Test réalisé à partir d’une version fournie par l’éditeur sur PlayStation 4 Pro
Développé et édité par Codemasters et distribué par Koch Media
Sorti le 10 juillet 2020 et disponible sur PlayStation 4, Xbox One, PC et Stadia
| Interface | Français / Anglais / Italien / Allemand / Espagnol / Japonais / Polonais / Portugais / Russe / Néerlandais / Chinois |
| Audio | Français / Anglais / Italien / Allemand / Espagnol / Japonais / Portugais / Néerlandais |
| Sous-titres | Français / Anglais / Italien / Allemand / Espagnol / Japonais / Polonais / Portugais / Russe / Néerlandais / Chinois |

Comme chaque année depuis 2009, il est temps d’accueillir la nouvelle saison virtuelle de Formule 1 avec F1 2020 : Le jeu vidéo officiel de Codemasters. Après un épisode 2019 très apprécié des amateurs de la discipline, ce nouveau millésime, qui débarque à l’aube d’une nouvelle génération de consoles, propose-t-il suffisamment de nouveautés pour un nouveau tour de circuit ? Réponse après un bref arrêt au stand.
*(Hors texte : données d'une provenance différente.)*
__device__ inline float4 drawn_row(const float s, const float c, const float px, const float py, const float4 mdl) {
    float4 w;
    w.x = c*mdl.x - s*mdl.y + px; w.y = s*mdl.x + c*mdl.y + py;
    w.z = c*mdl.z - s*mdl.w + px; w.w = s*mdl.z + c*mdl.w + py;
    return w;
}
__device__ inline void camera_ray(const float cs, const float sn, const int r, const float Rf, const float half_screen,
                                  const float inv_res, float& rx, float& ry) {
    const float num = (Rf - 2*(float)r - 1)*half_screen;
    const float uy = inv_res != 0.f ? num*inv_res : div_inrange(num, Rf);
    rx = cs*1.f - sn*uy; ry = sn*1.f + cs*uy;
}
__host__ inline float camera_inv_res(const int R, const float half_screen) {
    return ((R & (R - 1)) == 0 && half_screen > 1e-3f) ? 1.f/(float)R : 0.f;
}
// ... 209 lines not shown
#define MS_AHEAD 1
#endif
#ifndef MS_VCAP
#define MS_VCAP 128
#endif
#ifndef MS_VCAP_WIDE
#define MS_VCAP_WIDE 110
#endif
#ifndef MS_WAVES_WIDE
#define MS_WAVES_WIDE 6
#endif
template <int OBS, int SHADE = 1, int NG = 1, int STEP = 0>
__global__ __launch_bounds__(WAVE) __attribute__((amdgpu_waves_per_eu(NG > 1 ? MS_WAVES_WIDE : MS_WAVES, NG > 1 ? MS_WAVES_WIDE : MS_WAVES))) void render_kernel(
        const MsScenery sc, const AgentsK ag, const MsRender out,
        const float agent_radius, const float half_screen, const int R, const int n_fans,
        const std::conditional_t<STEP == 1, RenderConstsStep, std::conditional_t<NG == 1, RenderConstsOrder, RenderConsts>> rc) {
    static_assert(STEP == 0 || NG == 1, "the fused step: one group of rays");
    constexpr bool ORDERED = NG == 1 && STEP == 0;
    PROBE_INIT
    static_assert(NG == 1 || NG == 2 || NG == 4, "one, two or four ray groups per wave");
    [[maybe_unused]] constexpr int NR = WAVE*NG;
    constexpr int VCAP = NG == 1 ? MS_VCAP : MS_VCAP_WIDE;
    constexpr int O_EPI = NG > 1 ? 24*VCAP + 256 : 0;
    constexpr int LDS_PER_WAVE = NG == 1 ? 24*VCAP + 3072 : O_EPI + 2816 + 6*VCAP;
    __shared__ __attribute__((aligned(16))) unsigned char s_raw[LDS_PER_WAVE];

    int lane = threadIdx.x;
#define LANE_AFRESH asm volatile("" : "+v"(lane))
    Cand* const s_cand_w = reinterpret_cast<Cand*>(&s_raw[0]);
    float* const s_screen_w = reinterpret_cast<float*>(&s_raw[O_EPI]);

    const int b = blockIdx.x;
    [[maybe_unused]] int fan = b;
    const int A = sc.n_agents, AF = sc.n_agents*sc.n_model;
    int n, a, r0, span;
    if constexpr (ORDERED) {
        const int slot = render_slot(b, n_fans);
        const int* const at = rc.schedule ? rc.schedule + n_fans + slot : sc.lines_starts;
        const int named = *at;
        fan = rc.schedule ? (int)min((unsigned)named, (unsigned)(n_fans - 1)) : slot;
        render_fan(fan, A, R, rc, n, a, r0, span);
    } else if (!render_block(b, n_fans, A, R, NG, rc, n, a, r0, span, fan)) return;
    const int r = r0 + lane;
    const int r_last = min(r0 + span - 1, R - 1);
    [[maybe_unused]] const int n_live = r_last - r0 + 1;

    const int L = sc.lines_widths[n];
// ... 177 lines not shown
    const float Rf = (float)R;
    auto ray_len = [&](const float rx_, const float ry_) {
        return sqrt_normal(rx_*rx_ + ry_*ry_);
    };
    auto ray_of = [&](const int r_, float& rx_, float& ry_, float& rlen_, float& near_) {
        camera_ray(cs, sn, r_, Rf, half_screen, rc.inv_res, rx_, ry_);
        rlen_ = ray_len(rx_, ry_);
        near_ = div_inrange(agent_radius, rlen_);
    };
    float rx, ry, rlen, near;
    ray_of(r, rx, ry, rlen, near);

    const float c_a = 0.5f*(Rf - 1.f), c_b = rc.c_b;
    const float x_clip = rc.x_clip;
    const float g0 = (float)r0;

    constexpr bool COLOUR = SHADE != 0;
    static_assert(COLOUR || OBS == 1, "without colour `screen` is NULL: the OBS instantiation");
    static_assert(OBS != 2 || (COLOUR && STEP == 0), "no per-ray planes at all: a colour instantiation");
    constexpr bool PLANES = OBS != 2;
    constexpr bool MASKED = !COLOUR || (OBS >= 1 && NG == 1);
    [[maybe_unused]] const int out_mask_ = MASKED ? (out.obs_subsample >> 8) : 0;
#define MS_WANTED(BIT, PTR) (MASKED ? ((out_mask_ & (BIT)) != 0) : ((PTR) != nullptr))
    [[maybe_unused]] int fan_cost = 0;
    auto winner_of = [&](const int nearest_idx, float4& hw_mem, int& tex_w, int& tstart) {
        const LateArgs late = late_args();
        const bool want_texel_row = COLOUR || (OBS && MS_WANTED(OUT_SEEN, late->out.seen_stamp));
        const bool want_line = want_texel_row || MS_WANTED(OUT_LOCATIONS, late->out.locations) || MS_WANTED(OUT_DOTS, late->out.dots);
        const int row = min(max(nearest_idx, 0), max(L - 1, 0));
        hw_mem = make_float4(0.f, 0.f, 0.f, 0.f); tex_w = 1; tstart = 0;
        if (want_line) hw_mem = rows.row(row);
        if (want_texel_row) {
            const int* const l_tex_widths = late->sc.textures_widths;
            const int* const l_tex_starts = late->sc.textures_starts;
            tex_w = l_tex_widths[base + row]; tstart = l_tex_starts[base + row];
        }
    };
    auto finish_group = [&](const int q, const int r, const float rx, const float ry, const float rlen,
                            const float nearest_s, const int nearest_idx, const float4 hw_mem, const int tex_w, const int tstart) {
    const LateArgs late = late_args();
    const bool want_texel_row = COLOUR || (OBS && MS_WANTED(OUT_SEEN, late->out.seen_stamp));
    const bool want_line = want_texel_row || MS_WANTED(OUT_LOCATIONS, late->out.locations) || MS_WANTED(OUT_DOTS, late->out.dots);
    float loc = NAN, dt = NAN;
    float4 hw = make_float4(0.f, 0.f, 0.f, 0.f);
    if (want_line) {
        float4 aw = make_float4(0.f, 0.f, 0.f, 0.f);
        if (__ballot((nearest_idx >= 0) & (nearest_idx < AF))) aw = agent_line(nearest_idx);
        if (nearest_idx >= 0) {
            hw = (nearest_idx < AF) ? aw : hw_mem;
            const float vx = hw.z - hw.x, vy = hw.w - hw.y;
            const float d = rx*vy - ry*vx;
            const float pqx = hw.x - pp.x, pqy = hw.y - pp.y;
            loc = div_inrange(pqx*ry - pqy*rx, d);
            const float dtop = rx*vx + ry*vy;
            const float dbot = rlen*sqrt_any(vx*vx + vy*vy);
            dt = div_inrange(dtop, dbot + 1.e-6f);
        }
    }
    [[maybe_unused]] const size_t o = ((size_t)n*A + a)*R + r;
    const float dist = nearest_s*rlen;
    if constexpr (PLANES) {
        if (!MASKED || (out_mask_ & (OUT_INDICES | OUT_LOCATIONS | OUT_DOTS | OUT_DISTANCES))) {
            int* const o_indices = late->out.indices;
            float* const o_locations = late->out.locations;
            float* const o_dots = late->out.dots;
            float* const o_distances = late->out.distances;
            if (r < R) {
                if (!OBS || MS_WANTED(OUT_INDICES, o_indices)) __builtin_nontemporal_store(nearest_idx, &o_indices[o]);
                if (!OBS || MS_WANTED(OUT_LOCATIONS, o_locations)) __builtin_nontemporal_store(loc, &o_locations[o]);
                if (!OBS || MS_WANTED(OUT_DOTS, o_dots)) __builtin_nontemporal_store(dt, &o_dots[o]);
                if (!OBS || MS_WANTED(OUT_DISTANCES, o_distances)) __builtin_nontemporal_store(dist, &o_distances[o]);
            }
        }
    }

F1 2020 sort dans un contexte particulier. D’une part parce que la saison réelle de Formule 1 est impactée par la pandémie de COVID-19. D’autre part parce qu’une partie du projet a été développée en télétravail. Ça n’a pas empêché Codemasters de passer la seconde : si on pouvait reprocher à F1 2019 d’être trop proche de F1 2018, difficile de faire la fine bouche avec F1 2020 devant son contenu généreux et ses nouveautés de taille. La quasi-intégralité des pilotes et écuries sont présents, avec un habillage visuel et sonore aux couleurs de la compétition officielle. Le tout est servi par une réalisation solide et un gameplay toujours précis et modulable.
Les modes de jeux sont nombreux et variés : mode carrière, divers championnats (F1, F2 et rétro), possibilité de créer sa propre compétition et surtout mode multi en écran partagé. L’option est suffisamment rare pour être signalée. F1 2020 propose largement de quoi s’occuper, d’autant plus que les bolides sont extrêmement agréables à piloter.

F1 2020 semble avoir gagné en vitesse et en nervosité, à condition d’y jouer en vue cockpit. On déconseille la vue externe dont les sensations paraissent plus molles. La jouabilité est très proche de celle de F1 2019, avec de nombreuses options d’accessibilité permettant d’ajouter ou retirer des aides à la conduite. Il est plus que jamais possible de faire de F1 2020 un jeu très arcade mais aussi de l’orienter vers davantage de réalisme. Le choix est entièrement laissé au joueur. Les comportements des bolides semblent aussi plus fins que la saison dernière. Les véhicules accrochent mieux au bitume et les sensations sont toujours un véritable régal, même à la manette.
Toutefois, la principale nouveauté de F1 2020 est l’ajout d’un mode carrière intitulé « mon Écurie », à la manière de FUT ou myClub dans les simulations de football. Il faut y créer son écurie pour prendre part au championnat du monde de Formule 1, le rêve de nombreux amoureux de la discipline. Ce mode apporte une dimension gestion bienvenue au titre. Le succès de votre écurie, et de votre pilote, est récompensé en monnaie virtuelle qu’il faut aussi apprendre à gérer. On s’occupe de nombreux aspects d’une écurie : créer son logo, chercher un sponsor, recruter un coéquipier…
Il s’agit d’un ajout majeur dans le titre de Codemasters. Mon Écurie est tout simplement un jeu dans le jeu, alors que F1 2020 ne manquait pas de contenu avec ses épreuves rétro, le championnat du monde classique ou personnalisable. Voilà de quoi faire signer les fans de F1 pour une saison de plus et, pourquoi pas, attirer de nouveaux publics davantage axés sur la gestion.